__Supplied data__.
template <int KH>
__global__ __launch_bounds__(512) void mha_split_pipe_kernel(const uint16_t* __restrict__ qk, int ld_cols,
                                                        const uint16_t* __restrict__ vt, float* __restrict__ y,
                                                        uint16_t* __restrict__ y_split, int T, int C, int n_head,
                                                        int* ovf, float y_x8_scale) {
  constexpr int NQW = 8 / KH;
  constexpr int EPI_B = KH == 2 ? (4 * 32 * 64 + 4 * 32 * O_LD) * 4 : NQW * 32 * O_LD * 4;
  constexpr int SMEM_B = 2 * KH * DKV_TILE > EPI_B ? 2 * KH * DKV_TILE : EPI_B;
  __shared__ __attribute__((aligned(16))) char smem_raw[SMEM_B + 16];
  float* const smem = reinterpret_cast<float*>(smem_raw);
  int* const bar = reinterpret_cast<int*>(smem_raw + SMEM_B);

  const int tid = threadIdx.x, lane = tid & 63;
  const int wave = __builtin_amdgcn_readfirstlane(tid >> 6);
  const long long tm0 = TM_NOW();
#ifdef T2H_MHA_TIMING
  const long long rt0 = (long long)__builtin_amdgcn_s_memrealtime();
#endif
  long long tm_stage = 0, tm_comp = 0;
  if (tid < 2) bar[tid] = 0;
  __syncthreads();
  const int l31 = lane & 31, hh = lane >> 5;
  const int qw = KH == 2 ? (wave & 3) : wave, kh = KH == 2 ? (wave >> 2) : 0;
  int qt, head, b;
  {
    const int nqt = T / (32 * NQW), total = gridDim.x, id = blockIdx.x;
    const int xcd = id & 7, slot = id >> 3, q = total >> 3, r = total & 7;
    const int lin = (xcd < r ? xcd * (q + 1) : r * (q + 1) + (xcd - r) * q) + slot;
    qt = lin % nqt;
    const int hb = lin / nqt;
    head = hb % n_head;
    b = hb / n_head;
  }
  const int q0 = qt * (32 * NQW) + qw * 32;
  const int64_t row_b = (int64_t)(ld_cols / 32) * T2H_SPLIT_TILE_B;
  const char* const qk_b = reinterpret_cast<const char*>(qk) + (int64_t)b * T * row_b;
  const int q_tile0 = 2 * head, k_tile0 = C / 32 + 2 * head;

  f16x8 qf[4][2];
  {
    const char* qp = qk_b + (int64_t)(q0 + l31) * row_b + q_tile0 * T2H_SPLIT_TILE_B + hh * 16;
#pragma unroll
    for (int kk = 0; kk < 4; ++kk)
#pragma unroll
      for (int pl = 0; pl < 2; ++pl)
        qf[kk][pl] = *reinterpret_cast<const f16x8*>(qp + (kk >> 1) * T2H_SPLIT_TILE_B + pl * 64 + (kk & 1) * 32);
  }

  f32x16 o_acc[2], o_lo[2];
#pragma unroll
  for (int dt = 0; dt < 2; ++dt)
#pragma unroll
    for (int r = 0; r < 16; ++r) o_acc[dt][r] = o_lo[dt][r] = 0.f;
  float m_run = -INFINITY, l_run = 0.f;

  const int half_keys = T / KH;
  const int w4 = qw;
  constexpr int CPW = 16 / NQW;
  const char* const vt_b = reinterpret_cast<const char*>(vt) + ((int64_t)(b * n_head + head) * 2 * HD) * T * 2;
  const unsigned lds_half = (unsigned)(uintptr_t)smem_raw + kh * (2 * DKV_TILE);
  const char* const kbase = qk_b + (int64_t)(kh * half_keys) * row_b + k_tile0 * T2H_SPLIT_TILE_B;
  const char* const vbase = vt_b + (int64_t)(kh * half_keys) * 2;
  const unsigned k_rowoff = (unsigned)(4 * CPW * w4 + (lane >> 4)) * (unsigned)row_b;
  const unsigned k_b16 = (unsigned)((lane & 15) ^ (lane >> 4) ^ ((4 * CPW * w4) & 15)) * 16;
  const unsigned v_rowoff = (unsigned)(8 * CPW * w4 + (lane >> 3)) * (unsigned)(T * 2);
  const unsigned v_b16 = (unsigned)((lane & 7) ^ (lane >> 4) ^ ((4 * CPW * w4) & 7)) * 16;
  auto dma16 = [&](unsigned voff, const char* sbase, unsigned lds_dst) {
    unsigned keep;
#ifndef T2H_MHA_DMA_POLICY
#define T2H_MHA_DMA_POLICY ""
#endif
    asm volatile("s_mov_b32 %0, m0\n\ts_mov_b32 m0, %3\n\ts_nop 0\n\tglobal_load_lds_dwordx4 %1, %2" T2H_MHA_DMA_POLICY "\n\ts_mov_b32 m0, %0"
                 : "=&s"(keep)
                 : "v"(voff), "s"(sbase), "s"(lds_dst)
                 : "memory");
  };
  auto dma_k = [&](int it, int buf) {
    const char* const sb = kbase + (int64_t)it * KT * row_b;
    const unsigned dst = __builtin_amdgcn_readfirstlane(lds_half + buf * DKV_TILE + CPW * w4 * 1024);
#pragma unroll
    for (int i = 0; i < CPW; ++i) dma16(k_rowoff + (unsigned)(4 * i) * (unsigned)row_b + (k_b16 ^ (64u * i)), sb, dst + i * 1024);
  };
  auto dma_v = [&](int it, int buf) {
    const char* const sb = vbase + it * KT * 2;
    const unsigned dst = __builtin_amdgcn_readfirstlane(lds_half + buf * DKV_TILE + DK_TILE + CPW * w4 * 1024);
#pragma unroll
    for (int i = 0; i < CPW; ++i) dma16(v_rowoff + (unsigned)(8 * i) * (unsigned)(T * 2) + (v_b16 ^ (64u * (i & 1))), sb, dst + i * 1024);
  };
  auto dma_landed = [] { asm volatile("s_waitcnt vmcnt(0)" ::: "memory"); };

  const char* const Ks0 = smem_raw + kh * (2 * DKV_TILE);
  const int nit = half_keys / KT;
  const unsigned xk16 = (unsigned)(hh ^ (l31 & 15)) * 16, xv16 = (unsigned)(hh ^ ((l31 >> 1) & 7)) * 16;
  auto s_tile = [&](const char* Ks, f32x16 (&st)[2], f32x16 (&st_lo)[2]) {
#pragma unroll
    for (int ks = 0; ks < 2; ++ks)
#pragma unroll
      for (int r = 0; r < 16; ++r) st[ks][r] = st_lo[ks][r] = 0.f;
#pragma unroll
    for (int kk = 0; kk < 4; ++kk) {
      f16x8 kf[2][2];
#pragma unroll
      for (int ks = 0; ks < 2; ++ks)
#pragma unroll
        for (int pl = 0; pl < 2; ++pl)
          kf[ks][pl] = *reinterpret_cast<const f16x8*>(
              Ks + (ks * 32 + l31) * 256 + ((unsigned)(((kk >> 1) * 8 + pl * 4 + (kk & 1) * 2) * 16) ^ xk16));
      st_lo[0] = __builtin_amdgcn_mfma_f32_32x32x16_f16(kf[0][1], qf[kk][0], st_lo[0], 0, 0, 0);
      st_lo[1] = __builtin_amdgcn_mfma_f32_32x32x16_f16(kf[1][1], qf[kk][0], st_lo[1], 0, 0, 0);
      st[0] = __builtin_amdgcn_mfma_f32_32x32x16_f16(kf[0][0], qf[kk][0], st[0], 0, 0, 0);
      st_lo[0] = __builtin_amdgcn_mfma_f32_32x32x16_f16(kf[0][0], qf[kk][1], st_lo[0], 0, 0, 0);
      st_lo[1] = __builtin_amdgcn_mfma_f32_32x32x16_f16(kf[1][0], qf[kk][1], st_lo[1], 0, 0, 0);
      st[1] = __builtin_amdgcn_mfma_f32_32x32x16_f16(kf[1][0], qf[kk][0], st[1], 0, 0, 0);
    }
  };

  int bar_n = 0;
  const long long tm1 = TM_NOW();
#ifdef T2H_MHA_TIMING
  const long long rt1 = (long long)__builtin_amdgcn_s_memrealtime();
#endif
  if (KH == 2 && kh == 1) __builtin_amdgcn_s_setprio(1);
  constexpr float SC = 0.125f * 1.44269504088896340736f;
  f32x16 sc[2];
  {
    f32x16 st[2], st_lo[2];
    dma_k(0, 0);
    dma_v(0, 0);
    if (nit > 1) dma_k(1, 1);
    dma_landed();
    half_barrier(bar + kh, bar_n += NQW, lane);
    s_tile(Ks0, st, st_lo);
#pragma unroll
    for (int ks = 0; ks < 2; ++ks)
#pragma unroll
      for (int r = 0; r < 16; ++r) sc[ks][r] = fmaf(st_lo[ks][r], T2H_SPLIT_LO_INV, st[ks][r]);
    half_barrier(bar + kh, bar_n += NQW, lane);
  }
  auto iteration = [&](int it, auto next_c) {
    constexpr bool NEXT = decltype(next_c)::value;
    const long long tb = TM_NOW();
    const int buf = it & 1;
    const char* const Vs = Ks0 + buf * DKV_TILE + DK_TILE;
    if (it + 2 < nit) dma_k(it + 2, buf);
    if (it + 1 < nit) dma_v(it + 1, buf ^ 1);
    float mx = -INFINITY;
#pragma unroll
    for (int ks = 0; ks < 2; ++ks)
#pragma unroll
      for (int r = 0; r < 16; ++r) mx = fmaxf(mx, sc[ks][r]);
    mx = fmaxf(mx, __shfl_xor(mx, 32, 64)) * SC;
    const float m_new = fmaxf(m_run, mx);
    if (__any(m_new > m_run)) {
      const float alpha = (m_run == -INFINITY) ? 0.f : __builtin_amdgcn_exp2f(m_run - m_new);
      l_run *= alpha;
#pragma unroll
      for (int dt = 0; dt < 2; ++dt)
#pragma unroll
        for (int r = 0; r < 16; ++r) {
          o_acc[dt][r] *= alpha;
          o_lo[dt][r] *= alpha;
        }
      m_run = m_new;
    }
    f32x16 sn[2], sn_lo[2];
    if constexpr (NEXT) s_tile(Ks0 + (buf ^ 1) * DKV_TILE, sn, sn_lo);
    float psum = 0.f;
#if T2H_MHA_PACKED
    typedef float f32x2_ __attribute__((ext_vector_type(2)));
    const f32x2_ sc2 = {SC, SC}, nm2 = {-m_run, -m_run};
    f32x2_ ps2 = {0.f, 0.f};
#endif
#pragma unroll
    for (int ks = 0; ks < 2; ++ks) {
#if T2H_MHA_PACKED
#pragma unroll
      for (int r = 0; r < 16; r += 2) {
        f32x2_ a = {sc[ks][r], sc[ks][r + 1]};
        a = __builtin_elementwise_fma(a, sc2, nm2);
        a[0] = __builtin_amdgcn_exp2f(a[0]);
        a[1] = __builtin_amdgcn_exp2f(a[1]);
        sc[ks][r] = a[0];
        sc[ks][r + 1] = a[1];
        ps2 += a;
      }
#else
#pragma unroll
      for (int r = 0; r < 16; ++r) {
        sc[ks][r] = __builtin_amdgcn_exp2f(fmaf(sc[ks][r], SC, -m_run));
        psum += sc[ks][r];
      }
#endif
#pragma unroll
      for (int j = 0; j < 2; ++j) {
        f16x8 pf[2];
        if (j == 0) split8<0>(sc[ks], pf[0], pf[1]);
        else split8<1>(sc[ks], pf[0], pf[1]);
        f16x8 vf[2][2];
#pragma unroll
        for (int dt = 0; dt < 2; ++dt)
#pragma unroll
          for (int pl = 0; pl < 2; ++pl)
            vf[dt][pl] = *reinterpret_cast<const f16x8*>(Vs + (pl * HD + dt * 32 + l31) * 128 +
                                                          ((unsigned)((ks * 4 + j * 2) * 16) ^ xv16));
        o_lo[0] = __builtin_amdgcn_mfma_f32_32x32x16_f16(vf[0][1], pf[0], o_lo[0], 0, 0, 0);
        o_lo[1] = __builtin_amdgcn_mfma_f32_32x32x16_f16(vf[1][1], pf[0], o_lo[1], 0, 0, 0);
        o_acc[0] = __builtin_amdgcn_mfma_f32_32x32x16_f16(vf[0][0], pf[0], o_acc[0], 0, 0, 0);
        o_lo[0] = __builtin_amdgcn_mfma_f32_32x32x16_f16(vf[0][0], pf[1], o_lo[0], 0, 0, 0);
        o_lo[1] = __builtin_amdgcn_mfma_f32_32x32x16_f16(vf[1][0], pf[1], o_lo[1], 0, 0, 0);
        o_acc[1] = __builtin_amdgcn_mfma_f32_32x32x16_f16(vf[1][0], pf[0], o_acc[1], 0, 0, 0);
      }
    }
#if T2H_MHA_PACKED
    psum = ps2[0] + ps2[1];
#endif
    psum += __shfl_xor(psum, 32, 64);
    l_run += psum;
    if constexpr (NEXT) {
#pragma unroll
      for (int ks = 0; ks < 2; ++ks)
#pragma unroll
        for (int r = 0; r < 16; ++r) sc[ks][r] = fmaf(sn_lo[ks][r], T2H_SPLIT_LO_INV, sn[ks][r]);
    }
    const long long tc = TM_NOW();
    tm_comp += tc - tb;
    if constexpr (NEXT) {
      dma_landed();
      half_barrier(bar + kh, bar_n += NQW, lane);
    }
    tm_stage += TM_NOW() - tc;
  };
  for (int it = 0; it + 1 < nit; ++it) iteration(it, std::true_type{});
  iteration(nit - 1, std::false_type{});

__Task item__. Reproduce verbatim the lines above, from the line with "if (j == 0) split8<0>(sc[ks], pf[0], pf[1]);" through the line with "((unsigned)((ks * 4".

__Task response__.
        if (j == 0) split8<0>(sc[ks], pf[0], pf[1]);
        else split8<1>(sc[ks], pf[0], pf[1]);
        f16x8 vf[2][2];
#pragma unroll
        for (int dt = 0; dt < 2; ++dt)
#pragma unroll
          for (int pl = 0; pl < 2; ++pl)
            vf[dt][pl] = *reinterpret_cast<const f16x8*>(Vs + (pl * HD + dt * 32 + l31) * 128 +
                                                          ((unsigned)((ks * 4 + j * 2) * 16) ^ xv16));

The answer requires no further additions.